• Task goal: Search the records below for the string "iteration" and copy each line where it turns up.

• Stored data entries:
[Start of section]
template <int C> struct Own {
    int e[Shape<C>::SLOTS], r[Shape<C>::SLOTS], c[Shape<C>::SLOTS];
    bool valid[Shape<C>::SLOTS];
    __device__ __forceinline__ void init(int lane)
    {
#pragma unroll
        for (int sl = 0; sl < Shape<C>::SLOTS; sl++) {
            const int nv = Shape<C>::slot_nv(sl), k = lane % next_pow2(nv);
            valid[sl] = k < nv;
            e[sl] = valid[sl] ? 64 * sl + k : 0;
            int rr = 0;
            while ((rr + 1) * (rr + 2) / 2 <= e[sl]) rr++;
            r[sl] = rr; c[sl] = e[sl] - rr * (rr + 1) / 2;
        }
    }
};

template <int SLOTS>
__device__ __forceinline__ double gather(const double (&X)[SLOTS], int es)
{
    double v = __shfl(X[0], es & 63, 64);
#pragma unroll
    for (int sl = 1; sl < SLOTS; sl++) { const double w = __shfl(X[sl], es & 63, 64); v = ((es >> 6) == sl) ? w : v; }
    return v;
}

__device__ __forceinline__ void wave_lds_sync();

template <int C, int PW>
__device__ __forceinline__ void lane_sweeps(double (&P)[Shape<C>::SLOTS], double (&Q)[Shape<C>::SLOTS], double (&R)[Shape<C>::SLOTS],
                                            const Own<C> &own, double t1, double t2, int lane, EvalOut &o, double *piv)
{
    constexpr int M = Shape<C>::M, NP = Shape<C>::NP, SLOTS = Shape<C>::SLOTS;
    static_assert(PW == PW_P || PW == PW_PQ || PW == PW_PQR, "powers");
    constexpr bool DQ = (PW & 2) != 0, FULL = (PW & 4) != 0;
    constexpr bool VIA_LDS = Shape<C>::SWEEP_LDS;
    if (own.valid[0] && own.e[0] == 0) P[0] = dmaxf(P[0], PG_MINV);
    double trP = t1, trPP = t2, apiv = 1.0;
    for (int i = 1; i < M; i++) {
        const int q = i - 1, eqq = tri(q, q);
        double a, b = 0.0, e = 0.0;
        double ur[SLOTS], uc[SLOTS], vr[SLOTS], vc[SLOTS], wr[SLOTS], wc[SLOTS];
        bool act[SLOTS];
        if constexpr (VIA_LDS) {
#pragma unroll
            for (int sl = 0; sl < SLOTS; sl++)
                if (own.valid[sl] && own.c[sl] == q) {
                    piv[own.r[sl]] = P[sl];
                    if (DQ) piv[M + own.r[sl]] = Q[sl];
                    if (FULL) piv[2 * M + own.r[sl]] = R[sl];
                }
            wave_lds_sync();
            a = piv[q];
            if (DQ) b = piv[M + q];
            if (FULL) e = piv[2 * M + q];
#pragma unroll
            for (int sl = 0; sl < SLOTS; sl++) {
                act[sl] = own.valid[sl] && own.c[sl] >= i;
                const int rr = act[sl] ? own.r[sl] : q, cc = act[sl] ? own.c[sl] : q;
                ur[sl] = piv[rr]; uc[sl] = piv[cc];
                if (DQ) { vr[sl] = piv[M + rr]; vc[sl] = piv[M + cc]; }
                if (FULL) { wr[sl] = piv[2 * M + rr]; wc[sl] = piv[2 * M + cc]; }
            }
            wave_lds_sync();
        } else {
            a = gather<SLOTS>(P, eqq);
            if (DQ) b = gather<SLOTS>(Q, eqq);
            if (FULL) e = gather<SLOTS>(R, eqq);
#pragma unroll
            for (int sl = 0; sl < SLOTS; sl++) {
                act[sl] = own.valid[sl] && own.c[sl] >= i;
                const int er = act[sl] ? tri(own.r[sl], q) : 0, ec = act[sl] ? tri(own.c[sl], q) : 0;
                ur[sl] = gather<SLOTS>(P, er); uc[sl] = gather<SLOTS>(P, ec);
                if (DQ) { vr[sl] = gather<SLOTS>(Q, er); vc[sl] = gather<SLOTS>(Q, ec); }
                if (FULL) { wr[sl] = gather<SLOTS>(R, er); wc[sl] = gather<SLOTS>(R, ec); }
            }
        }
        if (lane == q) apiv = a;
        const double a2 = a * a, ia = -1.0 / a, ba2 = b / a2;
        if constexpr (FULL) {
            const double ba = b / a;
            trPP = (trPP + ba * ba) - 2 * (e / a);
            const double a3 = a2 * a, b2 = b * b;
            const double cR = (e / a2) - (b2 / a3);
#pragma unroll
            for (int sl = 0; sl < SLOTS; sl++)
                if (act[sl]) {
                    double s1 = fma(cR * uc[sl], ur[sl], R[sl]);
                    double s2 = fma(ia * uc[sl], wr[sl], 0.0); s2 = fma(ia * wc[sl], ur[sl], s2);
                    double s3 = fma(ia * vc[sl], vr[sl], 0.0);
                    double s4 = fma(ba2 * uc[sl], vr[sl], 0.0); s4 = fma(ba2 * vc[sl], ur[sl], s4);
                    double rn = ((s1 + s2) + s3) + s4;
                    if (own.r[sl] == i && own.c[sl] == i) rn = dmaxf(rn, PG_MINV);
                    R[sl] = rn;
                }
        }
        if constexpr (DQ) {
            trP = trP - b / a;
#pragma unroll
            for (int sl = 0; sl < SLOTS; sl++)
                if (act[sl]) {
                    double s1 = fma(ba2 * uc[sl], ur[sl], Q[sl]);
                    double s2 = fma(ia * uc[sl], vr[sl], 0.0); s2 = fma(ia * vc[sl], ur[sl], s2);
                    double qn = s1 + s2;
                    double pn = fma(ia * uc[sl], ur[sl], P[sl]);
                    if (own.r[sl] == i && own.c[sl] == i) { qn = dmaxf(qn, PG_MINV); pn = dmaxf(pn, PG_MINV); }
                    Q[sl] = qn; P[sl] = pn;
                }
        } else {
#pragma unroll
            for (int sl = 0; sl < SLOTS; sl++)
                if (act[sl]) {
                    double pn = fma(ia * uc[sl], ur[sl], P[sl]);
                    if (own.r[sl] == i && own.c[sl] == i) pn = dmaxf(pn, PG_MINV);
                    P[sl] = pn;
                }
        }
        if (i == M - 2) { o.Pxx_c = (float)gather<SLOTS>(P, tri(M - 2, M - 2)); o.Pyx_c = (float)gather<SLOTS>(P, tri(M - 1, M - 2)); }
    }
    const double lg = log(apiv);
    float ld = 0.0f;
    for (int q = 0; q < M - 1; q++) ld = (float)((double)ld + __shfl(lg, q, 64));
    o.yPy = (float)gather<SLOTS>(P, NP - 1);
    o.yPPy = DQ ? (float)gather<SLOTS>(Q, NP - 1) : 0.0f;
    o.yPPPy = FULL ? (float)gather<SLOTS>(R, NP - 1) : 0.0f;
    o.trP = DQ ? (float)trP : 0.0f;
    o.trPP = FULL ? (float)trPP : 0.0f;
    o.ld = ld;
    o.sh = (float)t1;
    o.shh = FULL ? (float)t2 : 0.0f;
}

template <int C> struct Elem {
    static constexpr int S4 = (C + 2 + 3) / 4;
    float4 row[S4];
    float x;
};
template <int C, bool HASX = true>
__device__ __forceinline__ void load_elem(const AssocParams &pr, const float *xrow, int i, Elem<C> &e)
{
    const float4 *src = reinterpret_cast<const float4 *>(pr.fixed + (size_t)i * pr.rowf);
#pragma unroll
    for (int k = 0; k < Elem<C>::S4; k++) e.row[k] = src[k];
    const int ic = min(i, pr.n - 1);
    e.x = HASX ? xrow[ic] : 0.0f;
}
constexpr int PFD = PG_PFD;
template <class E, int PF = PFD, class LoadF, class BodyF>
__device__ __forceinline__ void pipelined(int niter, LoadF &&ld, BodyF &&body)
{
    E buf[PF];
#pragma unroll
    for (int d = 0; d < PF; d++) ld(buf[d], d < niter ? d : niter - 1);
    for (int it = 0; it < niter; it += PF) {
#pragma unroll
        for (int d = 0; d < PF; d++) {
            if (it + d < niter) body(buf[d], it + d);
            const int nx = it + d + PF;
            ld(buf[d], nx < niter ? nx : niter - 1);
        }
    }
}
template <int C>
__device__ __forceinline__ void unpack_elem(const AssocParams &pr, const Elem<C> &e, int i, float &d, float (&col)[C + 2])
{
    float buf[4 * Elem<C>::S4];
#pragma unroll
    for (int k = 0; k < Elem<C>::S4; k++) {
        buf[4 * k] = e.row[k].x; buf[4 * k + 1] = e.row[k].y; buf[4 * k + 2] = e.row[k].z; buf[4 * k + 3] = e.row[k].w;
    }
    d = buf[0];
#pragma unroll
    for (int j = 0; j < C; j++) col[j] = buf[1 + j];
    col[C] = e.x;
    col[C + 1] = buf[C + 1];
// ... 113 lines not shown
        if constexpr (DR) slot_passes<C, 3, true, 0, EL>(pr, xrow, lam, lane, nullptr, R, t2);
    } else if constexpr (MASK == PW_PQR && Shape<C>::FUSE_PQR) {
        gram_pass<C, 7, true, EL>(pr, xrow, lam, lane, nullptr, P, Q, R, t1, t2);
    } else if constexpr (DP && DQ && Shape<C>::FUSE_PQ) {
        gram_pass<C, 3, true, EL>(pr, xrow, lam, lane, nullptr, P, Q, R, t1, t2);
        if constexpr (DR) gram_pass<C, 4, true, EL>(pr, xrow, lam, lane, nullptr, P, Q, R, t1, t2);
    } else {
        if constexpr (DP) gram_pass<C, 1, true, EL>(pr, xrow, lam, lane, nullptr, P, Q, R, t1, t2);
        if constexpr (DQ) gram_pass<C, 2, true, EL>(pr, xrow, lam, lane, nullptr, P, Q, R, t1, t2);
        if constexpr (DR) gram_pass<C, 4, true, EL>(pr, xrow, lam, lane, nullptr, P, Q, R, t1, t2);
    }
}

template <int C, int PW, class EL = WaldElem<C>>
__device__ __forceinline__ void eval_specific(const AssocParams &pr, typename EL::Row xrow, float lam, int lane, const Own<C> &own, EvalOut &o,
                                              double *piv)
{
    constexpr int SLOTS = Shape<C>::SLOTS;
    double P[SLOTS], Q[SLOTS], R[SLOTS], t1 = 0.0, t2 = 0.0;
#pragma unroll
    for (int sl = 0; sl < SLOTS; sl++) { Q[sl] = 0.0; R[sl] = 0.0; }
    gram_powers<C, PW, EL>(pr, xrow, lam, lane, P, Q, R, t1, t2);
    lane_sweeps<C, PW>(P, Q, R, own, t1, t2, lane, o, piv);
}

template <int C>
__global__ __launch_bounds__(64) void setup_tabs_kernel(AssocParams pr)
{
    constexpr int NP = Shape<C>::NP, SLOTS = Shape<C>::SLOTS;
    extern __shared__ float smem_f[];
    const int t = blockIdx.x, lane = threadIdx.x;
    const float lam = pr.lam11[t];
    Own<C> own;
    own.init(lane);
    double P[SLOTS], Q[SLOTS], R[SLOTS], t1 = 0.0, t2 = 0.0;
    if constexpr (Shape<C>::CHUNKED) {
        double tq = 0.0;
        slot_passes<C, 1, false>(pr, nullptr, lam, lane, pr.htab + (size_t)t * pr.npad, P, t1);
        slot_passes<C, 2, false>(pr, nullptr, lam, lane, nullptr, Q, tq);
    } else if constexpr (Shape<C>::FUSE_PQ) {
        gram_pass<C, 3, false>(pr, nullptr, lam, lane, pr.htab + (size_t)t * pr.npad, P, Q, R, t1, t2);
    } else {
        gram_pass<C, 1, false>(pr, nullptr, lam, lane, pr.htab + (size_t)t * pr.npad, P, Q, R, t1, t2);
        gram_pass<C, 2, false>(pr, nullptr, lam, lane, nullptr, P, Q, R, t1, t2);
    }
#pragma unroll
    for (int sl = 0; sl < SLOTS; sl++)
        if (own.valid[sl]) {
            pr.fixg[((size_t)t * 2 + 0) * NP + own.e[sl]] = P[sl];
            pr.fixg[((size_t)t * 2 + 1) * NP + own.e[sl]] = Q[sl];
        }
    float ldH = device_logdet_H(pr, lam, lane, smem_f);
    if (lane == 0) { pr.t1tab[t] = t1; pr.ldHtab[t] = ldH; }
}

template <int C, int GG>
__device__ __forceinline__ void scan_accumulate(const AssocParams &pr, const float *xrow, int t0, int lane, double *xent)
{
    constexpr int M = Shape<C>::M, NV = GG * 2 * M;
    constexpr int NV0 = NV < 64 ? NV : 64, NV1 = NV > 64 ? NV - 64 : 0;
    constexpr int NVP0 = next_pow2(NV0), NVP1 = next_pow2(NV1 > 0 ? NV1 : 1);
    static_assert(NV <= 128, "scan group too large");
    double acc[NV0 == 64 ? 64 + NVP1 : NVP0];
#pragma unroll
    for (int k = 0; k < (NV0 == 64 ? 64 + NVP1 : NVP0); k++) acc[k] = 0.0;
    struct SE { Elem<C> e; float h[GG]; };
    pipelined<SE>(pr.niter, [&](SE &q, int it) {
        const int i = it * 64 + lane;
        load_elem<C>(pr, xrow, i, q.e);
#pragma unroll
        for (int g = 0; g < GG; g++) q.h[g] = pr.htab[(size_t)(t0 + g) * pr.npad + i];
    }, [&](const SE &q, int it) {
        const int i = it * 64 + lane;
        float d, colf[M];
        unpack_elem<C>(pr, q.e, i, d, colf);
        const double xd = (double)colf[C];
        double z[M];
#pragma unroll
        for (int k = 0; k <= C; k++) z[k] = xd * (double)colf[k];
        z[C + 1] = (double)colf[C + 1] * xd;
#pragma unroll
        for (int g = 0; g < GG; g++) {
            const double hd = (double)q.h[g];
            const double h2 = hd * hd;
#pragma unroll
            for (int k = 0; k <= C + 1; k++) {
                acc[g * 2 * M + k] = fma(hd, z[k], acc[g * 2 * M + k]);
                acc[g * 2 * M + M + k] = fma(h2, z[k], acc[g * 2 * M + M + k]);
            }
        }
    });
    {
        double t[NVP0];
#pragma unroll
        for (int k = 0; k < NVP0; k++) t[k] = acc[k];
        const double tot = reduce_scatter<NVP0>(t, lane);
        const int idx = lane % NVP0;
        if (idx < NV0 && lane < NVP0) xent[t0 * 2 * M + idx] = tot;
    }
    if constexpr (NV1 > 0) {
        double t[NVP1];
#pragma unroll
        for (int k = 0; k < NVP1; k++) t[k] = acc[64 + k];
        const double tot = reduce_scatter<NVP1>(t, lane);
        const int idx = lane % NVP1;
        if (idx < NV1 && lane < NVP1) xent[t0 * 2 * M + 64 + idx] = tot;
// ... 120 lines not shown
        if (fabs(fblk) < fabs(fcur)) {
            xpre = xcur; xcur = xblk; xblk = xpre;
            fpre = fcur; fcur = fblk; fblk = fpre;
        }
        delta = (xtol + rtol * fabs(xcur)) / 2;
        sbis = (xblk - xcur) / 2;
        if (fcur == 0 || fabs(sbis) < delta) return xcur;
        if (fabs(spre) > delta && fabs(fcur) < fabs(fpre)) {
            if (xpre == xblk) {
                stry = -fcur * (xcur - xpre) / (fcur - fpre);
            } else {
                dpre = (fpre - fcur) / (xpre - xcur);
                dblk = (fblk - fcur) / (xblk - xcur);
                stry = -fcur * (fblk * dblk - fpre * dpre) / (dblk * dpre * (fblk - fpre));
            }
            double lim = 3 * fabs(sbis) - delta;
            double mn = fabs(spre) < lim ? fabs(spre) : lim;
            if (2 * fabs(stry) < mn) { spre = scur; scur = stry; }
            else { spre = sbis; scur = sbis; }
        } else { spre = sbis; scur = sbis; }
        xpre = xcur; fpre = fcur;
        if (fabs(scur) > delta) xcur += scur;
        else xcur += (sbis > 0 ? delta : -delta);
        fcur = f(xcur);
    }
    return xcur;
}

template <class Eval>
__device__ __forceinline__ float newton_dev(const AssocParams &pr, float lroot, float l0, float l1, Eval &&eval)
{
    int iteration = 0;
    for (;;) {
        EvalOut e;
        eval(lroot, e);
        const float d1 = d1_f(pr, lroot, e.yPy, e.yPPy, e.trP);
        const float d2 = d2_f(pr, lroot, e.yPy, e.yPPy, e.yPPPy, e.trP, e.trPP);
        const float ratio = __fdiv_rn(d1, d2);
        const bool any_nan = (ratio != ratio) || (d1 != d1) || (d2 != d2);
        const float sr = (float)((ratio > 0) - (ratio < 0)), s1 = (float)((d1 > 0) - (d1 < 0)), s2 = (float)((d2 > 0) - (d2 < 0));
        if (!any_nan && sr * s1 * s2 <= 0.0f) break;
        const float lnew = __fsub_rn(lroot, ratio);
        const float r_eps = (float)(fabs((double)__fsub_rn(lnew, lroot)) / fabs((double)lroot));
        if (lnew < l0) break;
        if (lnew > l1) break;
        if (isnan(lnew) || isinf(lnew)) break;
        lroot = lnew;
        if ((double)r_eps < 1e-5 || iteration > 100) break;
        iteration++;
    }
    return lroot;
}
[End of section]
• Answer to the problem:
    int iteration = 0;
        if ((double)r_eps < 1e-5 || iteration > 100) break;
        iteration++;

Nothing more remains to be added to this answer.